To me, Anderson's print capitalism displaces peoples vertically organized down from the king with horizontal connections where people are organized by an awareness of people who might read the same things and have interchangeable administrative positions. Then this imagined community becomes an entity and reproducible model that mobalizing peoples and resourses for various ends (independence, centralization....). The imagined nation is a productive force that gathers power, it need not be democratic (imperial russia and japan both harnessed the idea of nation for example).
Within Dean's communitive capitalism, on the other hand, Democracy and not nation is the illusions. Today the "public" that constitutes democracy feels "that the more information we have, the less we think we have. This inablility to know if and when we are satisfied ndermines the normative claim for publicity as it reminds us of
power's decisive intervention, of the point of decision. The public sphere rests on the constitutive impossibility of a politics without, outside of, beyond, power, a politics in which decision is postponed in favor of a consensus that has always been already achieved...the public was never there. The public is a fiction, a wish that "fantasizes a unified 'people' where there is in reality, a heterogeneous citizenry"" (43). Then the "public" hides the threatening split with in democracy which might easily relate to how anderson's nations are held together. However i think it is more important to Deans argument that the public, created by a limited knowledge, seeks to know and thus allows for communicative capitalism to sell its wears: "the presumed value of information- the public must know- morphs political action into compliant practices of consumption" (35).
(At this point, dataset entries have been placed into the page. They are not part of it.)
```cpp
#ifdef CHAIN_PROF
#ifndef CHAIN_PROF_BLK
#define CHAIN_PROF_BLK 1
#endif
__device__ unsigned long long g_chain_prof[8 * 8 * 128];
#define CP(i)                                                                                          \
  do {                                                                                                 \
    if (ib == CHAIN_PROF_BLK && blockIdx.x < 8) {                                                      \
      const unsigned long long t_ = __builtin_amdgcn_s_memtime();                                      \
      if ((threadIdx.x & 63) == 0) g_chain_prof[(blockIdx.x * 8 + (threadIdx.x >> 6)) * 128 + (i)] = t_; \
    }                                                                                                  \
  } while (0)
#define CP_RT(i)                                                                                       \
  do {                                                                                                 \
    if (blockIdx.x < 8 && (threadIdx.x & 63) == 0)                                                     \
      g_chain_prof[(blockIdx.x * 8 + (threadIdx.x >> 6)) * 128 + (i)] = __builtin_amdgcn_s_memrealtime(); \
  } while (0)
#else
#define CP(i) do {} while (0)
#define CP_RT(i) do {} while (0)
#endif
#define BAR(s) do { CP(2 * (s)); wg_barrier(); CP(2 * (s) + 1); } while (0)
// ... 324 lines not shown
          pf = pfrag(pr, 1);
          mma(o[0], vv[2], pf);
          mma(o[1], vv[3], pf);
        });
#else
        {
          Frag<bf16> kc[4], kn[4];
#pragma unroll
          for (int c = 0; c < 4; ++c) kc[c].v = *reinterpret_cast<const bf16x8*>(Ks + (rb ^ (unsigned)(c << 5)));
          __builtin_amdgcn_sched_barrier(0);
          TileLoop<NTILE>::run([&](auto tc) {
            constexpr int t = decltype(tc)::value;
            f32x16 acc;
#pragma unroll
            for (int r = 0; r < 16; ++r) acc[r] = 0.f;
#pragma unroll
            for (int c = 0; c < 4; ++c) mma(acc, kc[c], qf[c]);
            Frag<bf16> vv[4];
            tfrag4_b<t>(smem, vt, vv);
            if (t + 1 < NTILE) {
#pragma unroll
              for (int c = 0; c < 4; ++c)
                kn[c].v = *reinterpret_cast<const bf16x8*>(Ks + (rb ^ (unsigned)(c << 5)) + (t + 1) * 32 * ROWB);
            }
            float pr[16];
#pragma unroll
            for (int r = 0; r < 16; ++r) {
#ifdef X_NOEXP
              pr[r] = fmaf(acc[r], c2, -mc2);
#else
              pr[r] = __builtin_amdgcn_exp2f(fmaf(acc[r], c2, -mc2));
#endif
              if (t * 32 + 32 > NTOK && t * 32 + acc_row(r, L.lane) >= NTOK) pr[r] = 0.f;
              sum += pr[r];
            }
            Frag<bf16> pf = pfrag(pr, 0);
            mma(o[0], vv[0], pf);
            mma(o[1], vv[1], pf);
            pf = pfrag(pr, 1);
            mma(o[0], vv[2], pf);
            mma(o[1], vv[3], pf);
            __builtin_amdgcn_sched_group_barrier(0x008, 4, 0);
            if (t + 1 < NTILE) __builtin_amdgcn_sched_group_barrier(0x100, 12, 0);
            else __builtin_amdgcn_sched_group_barrier(0x100, 8, 0);
            __builtin_amdgcn_sched_group_barrier(0x008, 4, 0);
            __builtin_amdgcn_sched_barrier(0);
#pragma unroll
            for (int c = 0; c < 4; ++c) kc[c] = kn[c];
          });
        }
#endif
        sum += __shfl_xor(sum, 32, 64);
        const float inv = 1.f / sum;
        if (L.g == 0 && L.l31 < live) b.lse[((size_t)img * HEADS + h) * NTOK + row0 + L.l31] = mx * p.scale + __logf(sum);
        u32x4 op[4];
#pragma unroll
        for (int dt = 0; dt < 2; ++dt)
#pragma unroll
          for (int hs = 0; hs < 2; ++hs) {
#pragma unroll
            for (int d = 0; d < 4; ++d) op[2 * dt + hs][d] = pack2(o[dt][8 * hs + 2 * d] * inv, o[dt][8 * hs + 2 * d + 1] * inv);
            of[h][2 * dt + hs].v = as_bf16x8(op[2 * dt + hs]);
          }
        {
          const int ln = lane_id_here();
          const unsigned wo = stg + (unsigned)((ln & 31) * ROWB + ((ln & 7) << 4) + (ln >> 5) * 8);
          if ((ln & 31) < live)
#pragma unroll
          for (int dt = 0; dt < 2; ++dt)
#pragma unroll
            for (int rq = 0; rq < 4; ++rq) {
              const u32x4 src = op[2 * dt + (rq >> 1)];
              const u32x2 q2 = {src[2 * (rq & 1)], src[2 * (rq & 1) + 1]};
              *reinterpret_cast<u32x2*>(smem + (wo ^ (unsigned)((dt * 4 + rq) << 4))) = q2;
            }
          own_tile_fence();
          const int rl = ln >> 3, seg = ln & 7;
          const unsigned ro = stg + (unsigned)(rl * ROWB + ((seg ^ rl) << 4));
          bf16* dst = b.attn + (grow0 + rl) * INNER + h * HD + seg * 8;
          u32x4 v[4];
#pragma unroll
          for (int i = 0; i < 4; ++i) v[i] = *reinterpret_cast<const u32x4*>(smem + ro + i * 8 * ROWB);
#ifndef X_NOSAVE
          if (live == 32) {
#pragma unroll
            for (int i = 0; i < 4; ++i) gstore(dst + (size_t)i * 8 * INNER, v[i]);
          } else {
#pragma unroll
            for (int i = 0; i < 4; ++i)
              if (i * 8 + rl < live) gstore(dst + (size_t)i * 8 * INNER, v[i]);
          }
#endif
          own_tile_fence();
        }
      }
    }
    const Geo L = fresh_geo();
    f32x16 accp[6];
#pragma unroll
    for (int bt = 0; bt < 6; ++bt)
#pragma unroll
      for (int r = 0; r < 16; ++r) accp[bt][r] = 0.f;
#pragma unroll
    for (int h = 0; h < HEADS; ++h) {
      BAR(12 + h);
      const unsigned wo = opaque((unsigned)(A_SLOT0 + h * SLOT + L.l31 * ROWB + ((L.g ^ L.fl) << 4)));
#pragma unroll
      for (int s = 0; s < 4; ++s) {
        Frag<bf16> fw[6];
#pragma unroll
        for (int bt = 0; bt < 6; ++bt)
#ifdef X_HALFW
          if (bt & 1) fw[bt].v = fw[bt - 1].v; else
#endif
          fw[bt].v = *reinterpret_cast<const bf16x8*>(smem + (wo ^ (unsigned)(s << 5)) + bt * 32 * ROWB);
#pragma unroll
        for (int bt = 0; bt < 6; ++bt) mma(accp[bt], fw[bt], of[h][s]);
      }
#ifndef X_NOPIPE
      __builtin_amdgcn_sched_group_barrier(0x100, PIPE_P, 0);
#pragma unroll
      for (int i = 0; i < 24 - PIPE_P; ++i) {
        __builtin_amdgcn_sched_group_barrier(0x008, 1, 0);
        __builtin_amdgcn_sched_group_barrier(0x100, 1, 0);
      }
#pragma unroll
      for (int i = 0; i < PIPE_P; ++i) __builtin_amdgcn_sched_group_barrier(0x008, 1, 0);
      __builtin_amdgcn_sched_barrier(0);
#endif
    }
    BAR(15);
    float mu2, rs2;
    {
#pragma unroll
      for (int c = 0; c < 12; ++c) {
        const float* bp = bprj + 16 * c + 8 * L.g;
        const f32x4 b0 = *reinterpret_cast<const f32x4*>(bp), b1 = *reinterpret_cast<const f32x4*>(bp + 4);
#pragma unroll
        for (int d = 0; d < 4; ++d) {
          const unsigned u = opaque(xr.v[c][d]);
          xr.v[c][d] = pack2(accp[c >> 1][8 * (c & 1) + 2 * d] + (d < 2 ? b0[2 * d] : b1[2 * d - 4]) + bf_lo(u),
                             accp[c >> 1][8 * (c & 1) + 2 * d + 1] + (d < 2 ? b0[2 * d + 1] : b1[2 * d - 3]) + bf_hi(u));
        }
        if (c & 1) __builtin_amdgcn_sched_barrier(0);
      }
      __builtin_amdgcn_sched_barrier(0);
      ln_stats(xr, mu2, rs2, p.eps);
      __builtin_amdgcn_sched_barrier(0);
      rows_out(smem, stg, xr, b.x_mid + grow0 * E, live);
      __builtin_amdgcn_sched_barrier(0);
      if (L.g == 0 && L.l31 < live) {
        b.mean2[grow0 + L.l31] = mu2;
        b.rstd2[grow0 + L.l31] = rs2;
      }
    }
    Rows fa;
    __builtin_amdgcn_sched_barrier(0);
    ln_apply(xr, mu2, rs2, ln2p, L.g, fa);
    __builtin_amdgcn_sched_barrier(0);
    rows_out(smem, stg, fa, b.xn2 + grow0 * E, live);
    __builtin_amdgcn_sched_barrier(0);

    f32x16 acc2[6];
#pragma unroll
    for (int c = 0; c < 12; ++c)
#pragma unroll
      for (int d = 0; d < 4; ++d) {
// ... 317 lines not shown
```

rgb-no-more_amd/csrc/vit_chain_bwd.hip:

```cpp
#include "common.h"
#include <string.h>
#include <type_traits>
#include "internal.h"
#include "ln_bwd_rows.h"
#include "../../include/rgbnm.h"

namespace {

typedef __attribute__((address_space(3))) void* lds_ptr;
typedef const __attribute__((address_space(1))) void* glb_ptr;
typedef unsigned int u32x2 __attribute__((ext_vector_type(2)));
typedef unsigned int u32x4 __attribute__((ext_vector_type(4)));
typedef bf16 bf16x2v __attribute__((ext_vector_type(2)));

constexpr int E = 192, HID = 768, HD = 64, HEADS = 3, NTOK = 196, NTILE = 7, NPAD = 224, INNER = HEADS * HD, LDQ = 3 * INNER;
constexpr int NCW = 7, NTHREADS = 64 * (NCW + 1), CTHREADS = 64 * NCW, BM = 32 * NCW;
constexpr int ROWB = 128, ARR = NPAD * ROWB, SLOT = 24576, STAGE = 2 * SLOT, CH = 64, NCHUNK = HID / CH;
constexpr int CP = E + 4;
constexpr int SMEM = 163840;
#ifndef PIPE_P
#define PIPE_P 6
#endif
#ifndef PIPE_M1
#define PIPE_M1 5
#endif
#ifndef PIPE_X
#define PIPE_X 7
#endif
constexpr int M_STG = 2 * STAGE;
constexpr int TILE = 32 * ROWB;
typedef rgbnm::LnBwdRows<CTHREADS, BM> LnBwd;
constexpr int RED_OFF = (BM * CP * 2 + 1023) / 1024 * 1024;
static_assert(RED_OFF + LnBwd::RED_BYTES <= 132096, "LDS");
constexpr int P_SLOT0 = 132096, P_SLOT1 = 0, P_TILES = 98304;
static_assert(P_SLOT0 + SLOT <= SMEM && P_TILES + NCW * TILE <= P_SLOT0, "LDS");
constexpr int A_Q = 0, A_K = ARR, A_V = 2 * ARR, A_G = 3 * ARR, A_L2 = 4 * ARR, A_D = A_L2 + NPAD * 4, A_STG = A_D + NPAD * 4;
constexpr int STG_PITCH = 144, STG_WAVE = 32 * STG_PITCH;
constexpr int A_SIDE = A_STG + NCW * STG_WAVE;
static_assert(A_SIDE + NCW * 1024 <= SMEM, "LDS");
constexpr int X_SLOT0 = A_K, X_SLOT1 = A_K + SLOT, X_SLOT2 = 0, X_TILES = A_K + 2 * SLOT, X_TSET = NCW * TILE;
static_assert(X_SLOT1 + SLOT <= X_TILES && X_TILES + 3 * X_TSET <= SMEM && SLOT <= A_K, "LDS");

struct BwdBlk {
  const bf16* wimg;
  const float *ln1_g, *ln2_g;
  const bf16* x_in; const float *mean1, *rstd1;
  const bf16* qkv; const float* lse; const bf16* attn; const bf16* x_mid; const float *mean2, *rstd2; const bf16* gp;
  const bf16* dy;
  bf16* du; bf16* dx_mid; bf16* dqkv; bf16* dx;
  float *part2, *part1;
};
static_assert(sizeof(BwdBlk) == sizeof(rgbnm_chain_bwd_block), "rgbnm_chain_bwd_block layout");
constexpr int MAX_DEPTH = 12;
struct BwdArgs {
  BwdBlk blk[MAX_DEPTH]; bf16* dattn;
  int depth, nimg;
  float scale;
};

__device__ __forceinline__ int fswz(int row) {
  return (((row >> 1) & 1) << 2) | ((row >> 2) & 1) | (((row >> 3) & 1) << 1);
}
struct Geo {
  int lane, l31, g, fl;
  unsigned tr0;
};
__device__ __forceinline__ Geo make_geo() {
  Geo L;
  L.lane = threadIdx.x & 63;
  L.l31 = L.lane & 31;
  L.g = L.lane >> 5;
  L.fl = fswz(L.l31);
  const int k = (L.lane >> 2) & 3, G1 = (L.lane >> 4) & 1, l3 = L.lane & 3;
  const int pc = (2 * G1 + (l3 >> 1)) ^ (((k >> 1) << 2) | L.g);
  L.tr0 = (unsigned)((4 * L.g + k) * ROWB + pc * 16 + 8 * (l3 & 1));
  return L;
}
__device__ __forceinline__ Geo fresh_geo() {
  Geo L;
  L.lane = lane_id_here();
  L.l31 = L.lane & 31;
  L.g = L.lane >> 5;
  L.fl = fswz(L.l31);
  const int k = (L.lane >> 2) & 3, G1 = (L.lane >> 4) & 1, l3 = L.lane & 3;
  const int pc = (2 * G1 + (l3 >> 1)) ^ (((k >> 1) << 2) | L.g);
  L.tr0 = (unsigned)((4 * L.g + k) * ROWB + pc * 16 + 8 * (l3 & 1));
  return L;
}
template <int T> struct TileLoop {
  template <typename F> static __device__ __forceinline__ void run(F&& f) {
    TileLoop<T - 1>::run(f);
    f(std::integral_constant<int, T - 1>{});
  }
};
template <> struct TileLoop<0> {
  template <typename F> static __device__ __forceinline__ void run(F&&) {}
};
__device__ __forceinline__ bf16x8 pack8(u32x2 lo, u32x2 hi) {
  u32x4 v = {lo[0], lo[1], hi[0], hi[1]};
  return __builtin_bit_cast(bf16x8, v);
}
template <int T>
__device__ __forceinline__ void tfrag4(unsigned a0, Frag<bf16> (&f)[4]) {
  u32x2 r0, r1, r2, r3, r4, r5, r6, r7;
  const unsigned a00 = a0, a01 = (a0 ^ 32u) + 1024u, a10 = a0 ^ 64u, a11 = (a0 ^ 96u) + 1024u;
  asm volatile(
      "ds_read_b64_tr_b16 %0, %8 offset:%12\n\t"
      "ds_read_b64_tr_b16 %1, %9 offset:%12\n\t"
      "ds_read_b64_tr_b16 %2, %10 offset:%12\n\t"
      "ds_read_b64_tr_b16 %3, %11 offset:%12\n\t"
      "ds_read_b64_tr_b16 %4, %8 offset:%13\n\t"
      "ds_read_b64_tr_b16 %5, %9 offset:%13\n\t"
      "ds_read_b64_tr_b16 %6, %10 offset:%13\n\t"
// ... 230 lines not shown
      const int r = i * 8 + rl;
      v[wv][i] = PRIVATE ? *reinterpret_cast<const u32x4*>(src + wv * STG_WAVE + r * STG_PITCH + seg * 16)
                         : *reinterpret_cast<const u32x4*>(src + (wv * 32 + r) * ROWB + ((seg ^ (r & 7)) << 4));
    }
}
__device__ __forceinline__ void tiles_write(const u32x4 (&v)[NTILE][4], bf16* __restrict__ g0, size_t ld, int lane) {
  const int rl = lane >> 3, seg = lane & 7;
#pragma unroll
  for (int wv = 0; wv < NTILE; ++wv)
#pragma unroll
    for (int i = 0; i < 4; ++i) {
      const int row = wv * 32 + i * 8 + rl;
      if (row < NTOK) gstore<(XB_NT & 2) != 0>(g0 + (size_t)row * ld + seg * 8, v[wv][i]);
    }
}

#ifdef CHAINB_PROF
__device__ unsigned long long g_chainb_prof[8 * 8 * 128];
#define CP_(i)                                                                                          \
  do {                                                                                                  \
    if (ib == CHAINB_PROF_BLK && blockIdx.x < 8) {                                                      \
      const unsigned long long t_ = __builtin_amdgcn_s_memtime();                                       \
      if ((threadIdx.x & 63) == 0) g_chainb_prof[(blockIdx.x * 8 + (threadIdx.x >> 6)) * 128 + (i)] = t_; \
    }                                                                                                   \
  } while (0)
#ifndef CHAINB_PROF_BLK
#define CHAINB_PROF_BLK 6
#endif
#else
#define CP_(i) do {} while (0)
#endif
#define BAR(s) do { CP_(2 * (s)); wg_barrier(); CP_(2 * (s) + 1); } while (0)
constexpr int B_M0 = 0;
constexpr int B_E2 = 12;
constexpr int B_P = 19;
constexpr int B_A = 24;
constexpr int B_X = 37;
constexpr int B_E1 = 46;
constexpr int B_END = 53;
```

Deans fiction of the public seems to maintain the status quo within "democracy" and capitalism. To reiterate, Andersons nation is simply a model to organize peoples no matter what form of goverment exists.
Some questions ensue:
Does "communicative capitalism" displace print capitalism in today's world? Are they really different? Where is the nation in Dean's post technocratic regime? Is it obsolete as an imagined community? Do imagined virtual communities configure as productive forces or do they all fit into Deans matrix of technoculture and consumerism? If I kept a nation secret from the "public" could i still sell them souvenirs?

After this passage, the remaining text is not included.